Three years ago, he started the Carbids offshoot, which includes unique and classic car auctions, with help from car buff Ben Hastings. Now, about 400 cars go under the hammer in online auctions every month.

“I think that’s a figure any car dealer would be delighted with.”

But Rob now says everything has fallen into place for him to take a step back.

CarBids warehouse

Inside the Carbids showroom in Fyshwick. Photo: James Coleman.

He’s moved back to Sydney to head up the Allbids office there but says the HQ will always remain in Canberra, where the vast majority of the company’s staff work. And this requires a CEO who is also based in Canberra.

“And Ben’s doing a fantastic job there,” he says.

“You can keep going and working 80 hours a week to try to make as much money as you can, but I’ve never been that person. I’m more about the lifestyle.
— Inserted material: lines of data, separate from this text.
template <int MODE, bool EDGE, bool XP, bool SPLIT>
__device__ __forceinline__ IterState lit_iter(const VsaLitParams &P, const ConfLds &cl,
                                              const LitShared &L, const SegCtx &S,
                                              u32 mis, int64_t ib, uint4 chunk,
                                              IterState in, u32 bucket_mask) {
    typedef LitTraits<MODE> T;
    typedef typename T::S_t S_t;
    const u32 lane = lane_id();
    const int64_t p0 = ib + 16 * (int64_t)lane;
    const int64_t q0 = p0 - S.blo;

    u32 d[4] = {chunk.x, chunk.y, chunk.z, chunk.w};
    u32 look_m = 0xffffu;
    if (EDGE) {
        const int r_len = rel32(S.len, q0);
        const u32 bm = range_mask(rel32(S.vlo - S.blo, q0), r_len);
#pragma unroll
        for (int w = 0; w < 4; w++) d[w] &= nib_to_bytes(bm >> (4 * w));
        look_m = range_mask(rel32(MODE == VSA_MODE_FDR4 ? S.zbase : S.qlo, q0), r_len);
    }

    constexpr bool F4 = MODE == VSA_MODE_FDR4;
    constexpr bool PSTATE = F4 && !EDGE;
    u32 pv3;
    IterState out;
    if constexpr (PSTATE) {
        pv3 = lane_up1_or_old(in.p3, d[3]);
        out.p3 = lane_ror1(d[3]);
    } else {
        pv3 = writelane_u32<0>(lane_up1(d[3]), (u32)(in.pbytes >> 32));
    }
    u32 c[T::CW];
    out.ncand = in.ncand;
    out.tail_cache = in.tail_cache;
    out.head = in.head;
#pragma unroll
    for (int k = 0; k < 4; k++) out.xs[k] = in.xs[k];
    out.xn = in.xn;
    if constexpr (PSTATE) {
        out.pbytes = (in.pbytes & 0xffffffff00000000ULL) | readlane_u32(d[2], WAVE - 1);
        out.carry = in.carry;
    } else {
        out.pbytes = ((u64)readlane_u32(d[3], WAVE - 1) << 32) | readlane_u32(d[2], WAVE - 1);
    }
    if constexpr (F4) {
        u32 U[5];
        fdr4_conf<EDGE>(L, {d[0], d[1], d[2], d[3]}, pv3, look_m, U);
        auto split_mask = [&]() {
            if constexpr (SPLIT) {
                const u32 fl = P.end_par == 1 ? 0u : 0x01010101u;
#pragma unroll
                for (int w = 0; w < 4; w++) {
                    const u32 t = (d[w] ^ fl) & 0x01010101u;
                    U[w] |= (t << 8) - t;
                }
            }
        };
        if constexpr (EDGE) {
            const u32 s_in = writelane_u32<0>(lane_up1(U[4]), (u32)in.carry);
            out.carry = readlane_u32(U[4], WAVE - 1);
            U[0] |= s_in;
            split_mask();
        } else {
            U[0] |= lane_up1_or_old(in.p4, U[4]);
            out.p4 = lane_ror1(U[4]);
            split_mask();
            const u32 nbm = ~bucket_mask;
            if (!wave_any(((U[0] & U[1] & U[2] & U[3]) | nbm) != 0xffffffffu)) return out;
        }
#pragma unroll
        for (int w = 0; w < 4; w++) c[w] = U[w];
    } else {
    S_t x[16];
#pragma unroll
    for (int j = 0; j < 16; j++) {
        const u32 sel = 0x0c020000u | ((4u + (j & 3)) << 8);
        const u32 a = __builtin_amdgcn_perm(d[j >> 2], L.tsel, sel);
        if constexpr (MODE == VSA_MODE_TEDDY) x[j] = lds_ld32a(a);
        else x[j] = lds_ld64(a);
        if (EDGE) {
            if (!((look_m >> j) & 1u)) x[j] = 0;
        }
    }
    u64 s_out;
    conf_accumulate<MODE>(x, c, s_out);
    const u32 s_in_lo = writelane_u32<0>(lane_up1((u32)s_out), (u32)in.carry);
    const u32 s_in_hi = sizeof(S_t) == 8
                            ? writelane_u32<0>(lane_up1((u32)(s_out >> 32)), (u32)(in.carry >> 32))
                            : 0u;
    const u64 s_in = ((u64)s_in_hi << 32) | s_in_lo;
    out.carry = ((u64)readlane_u32((u32)(s_out >> 32), WAVE - 1) << 32) |
                readlane_u32((u32)s_out, WAVE - 1);
    c[0] |= (u32)s_in;
    if constexpr (sizeof(S_t) == 8) c[1] |= (u32)(s_in >> 32);
    }
    if (EDGE) {
        if constexpr (MODE == VSA_MODE_FDR4) if (!S.stream) {
            const int64_t r0 = q0 - S.start;
            if (r0 > -16 && r0 < 16) {
                const u32 sv[4] = {(u32)P.state_lo, (u32)(P.state_lo >> 32), (u32)P.state_hi,
                                   (u32)(P.state_hi >> 32)};
#pragma unroll
                for (int w = 0; w < 4; w++) c[w] |= window4(sv, (int)r0 + 4 * w);
            }
        }
        const u32 out_m = ~range_mask(rel32(S.rlo, q0), rel32(S.len, q0)) & 0xffffu;
        if constexpr (T::LB == 8) {
#pragma unroll
            for (int w = 0; w < 4; w++) c[w] |= nib_to_bytes(out_m >> (4 * w));
        } else {
#pragma unroll
            for (int w = 0; w < 8; w++) {
                const u32 t = out_m >> (2 * w);
                c[w] |= ((t & 1u) ? 0xffffu : 0u) | ((t & 2u) ? 0xffff0000u : 0u);
            }
        }
    }

    u32 all = c[0];
#pragma unroll
    for (int i = 1; i < T::CW; i++) all &= c[i];
    if (!wave_any((all | ~bucket_mask) != 0xffffffffu)) return out;
#ifdef VSA_DIAG
    const bool tdiag = (P.dbg & 32768) != 0;
#else
    constexpr bool tdiag = false;
#endif
    const u64 t_c0 = tdiag ? __builtin_amdgcn_s_memtime() : 0;
    u32 any = 0;
#pragma unroll
    for (int i = 0; i < T::CW; i++) {
        c[i] = ~c[i] & bucket_mask;
        any |= c[i];
    }
    if (VSA_DBG(P.dbg, 32)) {
        u32 pc = 0;
#pragma unroll
        for (int i = 0; i < T::CW; i++) pc += __popc(c[i]);
#pragma unroll
        for (int dd = 32; dd >= 1; dd >>= 1) pc += shfl_xor_u32(pc, dd);
        out.ncand += readfirstlane_u32(pc);
    }
    if (VSA_DBG(P.dbg, 8)) return out;

    u32 pv2 = lane_up1(d[2]);
    if (lane == 0) pv2 = (u32)in.pbytes;
    const u32 lblk = S.blk + (p0 >= S.run_nxt ? 1u : 0u);
    const u64 meta = (u64)p0 | ((u64)lblk << ENT_BLK_SHIFT);
    if constexpr (XP) {
        xp_push(P, cl, L, out, c, meta, pv2, pv3, d);
        return out;
    }
    u32 w[4 * T::EW];
#pragma unroll
    for (int i = 0; i < 4 * T::EW; i++) w[i] = 0;
    w[0] = (u32)meta;
    w[1] = (u32)(meta >> 32);
#pragma unroll
    for (int i = 0; i < T::CW; i++) w[2 + i] = c[i];
    w[2 + T::CW] = pv2;
    w[3 + T::CW] = pv3;
#pragma unroll
    for (int i = 0; i < 4; i++) w[4 + T::CW + i] = d[i];
    const u64 t_c1 = tdiag ? __builtin_amdgcn_s_memtime() : 0;
    ring_push<T::EW>(L, out, any != 0, w);
    if (tdiag && lane == 0) {
        const u64 t_c2 = __builtin_amdgcn_s_memtime();
        atomicAdd(&L.diag[0], (unsigned long long)(t_c1 - t_c0));
        atomicAdd(&L.diag[1], (unsigned long long)(t_c2 - t_c1));
        atomicAdd(&L.diag[2], 1ull);
    }
    return out;
}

“I used to go down to Broulee every Thursday night and come back on Tuesday morning, and now in Cronulla, I’m even closer to the beach and my work.”

Rob has also since lost his parents, who played an integral part in the business’s early days, helping to collect the money at the end of each week’s auction.

“I’ve sort of lost my anchor points in Canberra, so everything has fallen into place for this to happen now.”

Ben Hastings will become CEO and Dandi Wisambudi COO of Allbids, while Rob and his brother Morgan Evans will remain board members.